■ REQUIRED WORK ■
The output should be all entries, each matching the original exactly.

Stored items:
****************

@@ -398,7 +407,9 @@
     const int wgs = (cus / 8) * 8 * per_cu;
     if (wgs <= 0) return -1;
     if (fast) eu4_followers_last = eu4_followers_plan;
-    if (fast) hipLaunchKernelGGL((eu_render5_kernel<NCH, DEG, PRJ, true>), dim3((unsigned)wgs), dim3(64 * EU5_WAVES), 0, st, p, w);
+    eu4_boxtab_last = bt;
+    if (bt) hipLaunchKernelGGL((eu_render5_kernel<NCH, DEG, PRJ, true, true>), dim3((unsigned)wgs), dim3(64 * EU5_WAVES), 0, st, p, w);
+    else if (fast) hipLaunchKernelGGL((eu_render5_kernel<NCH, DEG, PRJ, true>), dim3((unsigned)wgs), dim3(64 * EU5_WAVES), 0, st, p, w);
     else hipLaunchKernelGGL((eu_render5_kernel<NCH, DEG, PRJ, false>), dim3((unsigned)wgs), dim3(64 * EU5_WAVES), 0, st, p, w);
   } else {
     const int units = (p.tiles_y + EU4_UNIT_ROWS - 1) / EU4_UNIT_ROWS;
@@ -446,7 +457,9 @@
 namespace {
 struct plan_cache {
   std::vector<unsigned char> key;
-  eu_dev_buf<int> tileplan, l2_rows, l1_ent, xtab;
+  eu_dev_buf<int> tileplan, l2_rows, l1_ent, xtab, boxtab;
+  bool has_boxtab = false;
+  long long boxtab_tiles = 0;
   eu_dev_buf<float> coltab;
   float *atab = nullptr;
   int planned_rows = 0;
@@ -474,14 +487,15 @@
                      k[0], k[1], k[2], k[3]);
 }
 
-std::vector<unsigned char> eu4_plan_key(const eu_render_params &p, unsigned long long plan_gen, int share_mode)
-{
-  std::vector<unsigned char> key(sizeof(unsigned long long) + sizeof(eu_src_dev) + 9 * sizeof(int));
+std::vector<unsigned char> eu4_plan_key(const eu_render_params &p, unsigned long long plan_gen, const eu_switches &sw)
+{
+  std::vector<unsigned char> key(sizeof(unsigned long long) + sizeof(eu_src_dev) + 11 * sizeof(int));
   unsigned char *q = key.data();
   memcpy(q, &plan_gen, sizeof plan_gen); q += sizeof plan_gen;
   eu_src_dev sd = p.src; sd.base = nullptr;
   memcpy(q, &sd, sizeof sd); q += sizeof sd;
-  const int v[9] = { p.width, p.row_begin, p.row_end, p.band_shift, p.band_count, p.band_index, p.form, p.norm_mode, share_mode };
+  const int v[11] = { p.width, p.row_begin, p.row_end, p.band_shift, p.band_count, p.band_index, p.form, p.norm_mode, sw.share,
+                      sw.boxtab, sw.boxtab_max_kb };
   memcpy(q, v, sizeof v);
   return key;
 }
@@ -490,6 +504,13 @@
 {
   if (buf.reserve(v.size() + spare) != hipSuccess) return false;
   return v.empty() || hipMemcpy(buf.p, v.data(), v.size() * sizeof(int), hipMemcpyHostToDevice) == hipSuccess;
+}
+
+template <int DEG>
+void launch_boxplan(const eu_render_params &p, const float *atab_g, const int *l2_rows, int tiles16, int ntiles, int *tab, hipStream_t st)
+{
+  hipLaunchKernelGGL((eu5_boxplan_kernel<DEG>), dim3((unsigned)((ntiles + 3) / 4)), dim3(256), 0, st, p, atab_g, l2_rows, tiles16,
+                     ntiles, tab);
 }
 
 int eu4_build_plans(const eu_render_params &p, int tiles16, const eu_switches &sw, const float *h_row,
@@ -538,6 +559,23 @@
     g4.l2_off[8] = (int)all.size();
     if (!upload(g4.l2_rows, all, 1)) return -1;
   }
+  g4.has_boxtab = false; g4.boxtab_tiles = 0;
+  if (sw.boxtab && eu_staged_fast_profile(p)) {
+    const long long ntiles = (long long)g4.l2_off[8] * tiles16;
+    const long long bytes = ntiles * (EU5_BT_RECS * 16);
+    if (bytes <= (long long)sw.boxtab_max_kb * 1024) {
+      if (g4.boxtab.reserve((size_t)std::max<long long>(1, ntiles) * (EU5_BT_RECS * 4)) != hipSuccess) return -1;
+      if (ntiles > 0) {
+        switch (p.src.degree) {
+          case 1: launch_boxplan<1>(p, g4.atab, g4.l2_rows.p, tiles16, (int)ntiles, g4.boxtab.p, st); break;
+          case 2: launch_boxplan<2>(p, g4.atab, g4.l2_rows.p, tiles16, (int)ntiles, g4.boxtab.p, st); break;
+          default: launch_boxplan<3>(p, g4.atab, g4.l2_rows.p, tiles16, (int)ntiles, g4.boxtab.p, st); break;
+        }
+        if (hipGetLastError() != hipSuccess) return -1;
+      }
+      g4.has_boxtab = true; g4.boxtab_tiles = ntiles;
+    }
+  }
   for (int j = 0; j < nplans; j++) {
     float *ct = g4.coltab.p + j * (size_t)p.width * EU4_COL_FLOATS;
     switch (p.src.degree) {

****************

■ RESPONSE TO THIS TASK ■
@@ -398,7 +407,9 @@
     const int wgs = (cus / 8) * 8 * per_cu;
     if (wgs <= 0) return -1;
     if (fast) eu4_followers_last = eu4_followers_plan;
-    if (fast) hipLaunchKernelGGL((eu_render5_kernel<NCH, DEG, PRJ, true>), dim3((unsigned)wgs), dim3(64 * EU5_WAVES), 0, st, p, w);
+    eu4_boxtab_last = bt;
+    if (bt) hipLaunchKernelGGL((eu_render5_kernel<NCH, DEG, PRJ, true, true>), dim3((unsigned)wgs), dim3(64 * EU5_WAVES), 0, st, p, w);
+    else if (fast) hipLaunchKernelGGL((eu_render5_kernel<NCH, DEG, PRJ, true>), dim3((unsigned)wgs), dim3(64 * EU5_WAVES), 0, st, p, w);
     else hipLaunchKernelGGL((eu_render5_kernel<NCH, DEG, PRJ, false>), dim3((unsigned)wgs), dim3(64 * EU5_WAVES), 0, st, p, w);
   } else {
     const int units = (p.tiles_y + EU4_UNIT_ROWS - 1) / EU4_UNIT_ROWS;
@@ -446,7 +457,9 @@
 namespace {
 struct plan_cache {
   std::vector<unsigned char> key;
-  eu_dev_buf<int> tileplan, l2_rows, l1_ent, xtab;
+  eu_dev_buf<int> tileplan, l2_rows, l1_ent, xtab, boxtab;
+  bool has_boxtab = false;
+  long long boxtab_tiles = 0;
   eu_dev_buf<float> coltab;
   float *atab = nullptr;
   int planned_rows = 0;
@@ -474,14 +487,15 @@
                      k[0], k[1], k[2], k[3]);
 }
 
-std::vector<unsigned char> eu4_plan_key(const eu_render_params &p, unsigned long long plan_gen, int share_mode)
-{
-  std::vector<unsigned char> key(sizeof(unsigned long long) + sizeof(eu_src_dev) + 9 * sizeof(int));
+std::vector<unsigned char> eu4_plan_key(const eu_render_params &p, unsigned long long plan_gen, const eu_switches &sw)
+{
+  std::vector<unsigned char> key(sizeof(unsigned long long) + sizeof(eu_src_dev) + 11 * sizeof(int));
   unsigned char *q = key.data();
   memcpy(q, &plan_gen, sizeof plan_gen); q += sizeof plan_gen;
   eu_src_dev sd = p.src; sd.base = nullptr;
   memcpy(q, &sd, sizeof sd); q += sizeof sd;
-  const int v[9] = { p.width, p.row_begin, p.row_end, p.band_shift, p.band_count, p.band_index, p.form, p.norm_mode, share_mode };
+  const int v[11] = { p.width, p.row_begin, p.row_end, p.band_shift, p.band_count, p.band_index, p.form, p.norm_mode, sw.share,
+                      sw.boxtab, sw.boxtab_max_kb };
   memcpy(q, v, sizeof v);
   return key;
 }
@@ -490,6 +504,13 @@
 {
   if (buf.reserve(v.size() + spare) != hipSuccess) return false;
   return v.empty() || hipMemcpy(buf.p, v.data(), v.size() * sizeof(int), hipMemcpyHostToDevice) == hipSuccess;
+}
+
+template <int DEG>
+void launch_boxplan(const eu_render_params &p, const float *atab_g, const int *l2_rows, int tiles16, int ntiles, int *tab, hipStream_t st)
+{
+  hipLaunchKernelGGL((eu5_boxplan_kernel<DEG>), dim3((unsigned)((ntiles + 3) / 4)), dim3(256), 0, st, p, atab_g, l2_rows, tiles16,
+                     ntiles, tab);
 }
 
 int eu4_build_plans(const eu_render_params &p, int tiles16, const eu_switches &sw, const float *h_row,
@@ -538,6 +559,23 @@
     g4.l2_off[8] = (int)all.size();
     if (!upload(g4.l2_rows, all, 1)) return -1;
   }
+  g4.has_boxtab = false; g4.boxtab_tiles = 0;
+  if (sw.boxtab && eu_staged_fast_profile(p)) {
+    const long long ntiles = (long long)g4.l2_off[8] * tiles16;
+    const long long bytes = ntiles * (EU5_BT_RECS * 16);
+    if (bytes <= (long long)sw.boxtab_max_kb * 1024) {
+      if (g4.boxtab.reserve((size_t)std::max<long long>(1, ntiles) * (EU5_BT_RECS * 4)) != hipSuccess) return -1;
+      if (ntiles > 0) {
+        switch (p.src.degree) {
+          case 1: launch_boxplan<1>(p, g4.atab, g4.l2_rows.p, tiles16, (int)ntiles, g4.boxtab.p, st); break;
+          case 2: launch_boxplan<2>(p, g4.atab, g4.l2_rows.p, tiles16, (int)ntiles, g4.boxtab.p, st); break;
+          default: launch_boxplan<3>(p, g4.atab, g4.l2_rows.p, tiles16, (int)ntiles, g4.boxtab.p, st); break;
+        }
+        if (hipGetLastError() != hipSuccess) return -1;
+      }
+      g4.has_boxtab = true; g4.boxtab_tiles = ntiles;
+    }
+  }
   for (int j = 0; j < nplans; j++) {
     float *ct = g4.coltab.p + j * (size_t)p.width * EU4_COL_FLOATS;
     switch (p.src.degree) {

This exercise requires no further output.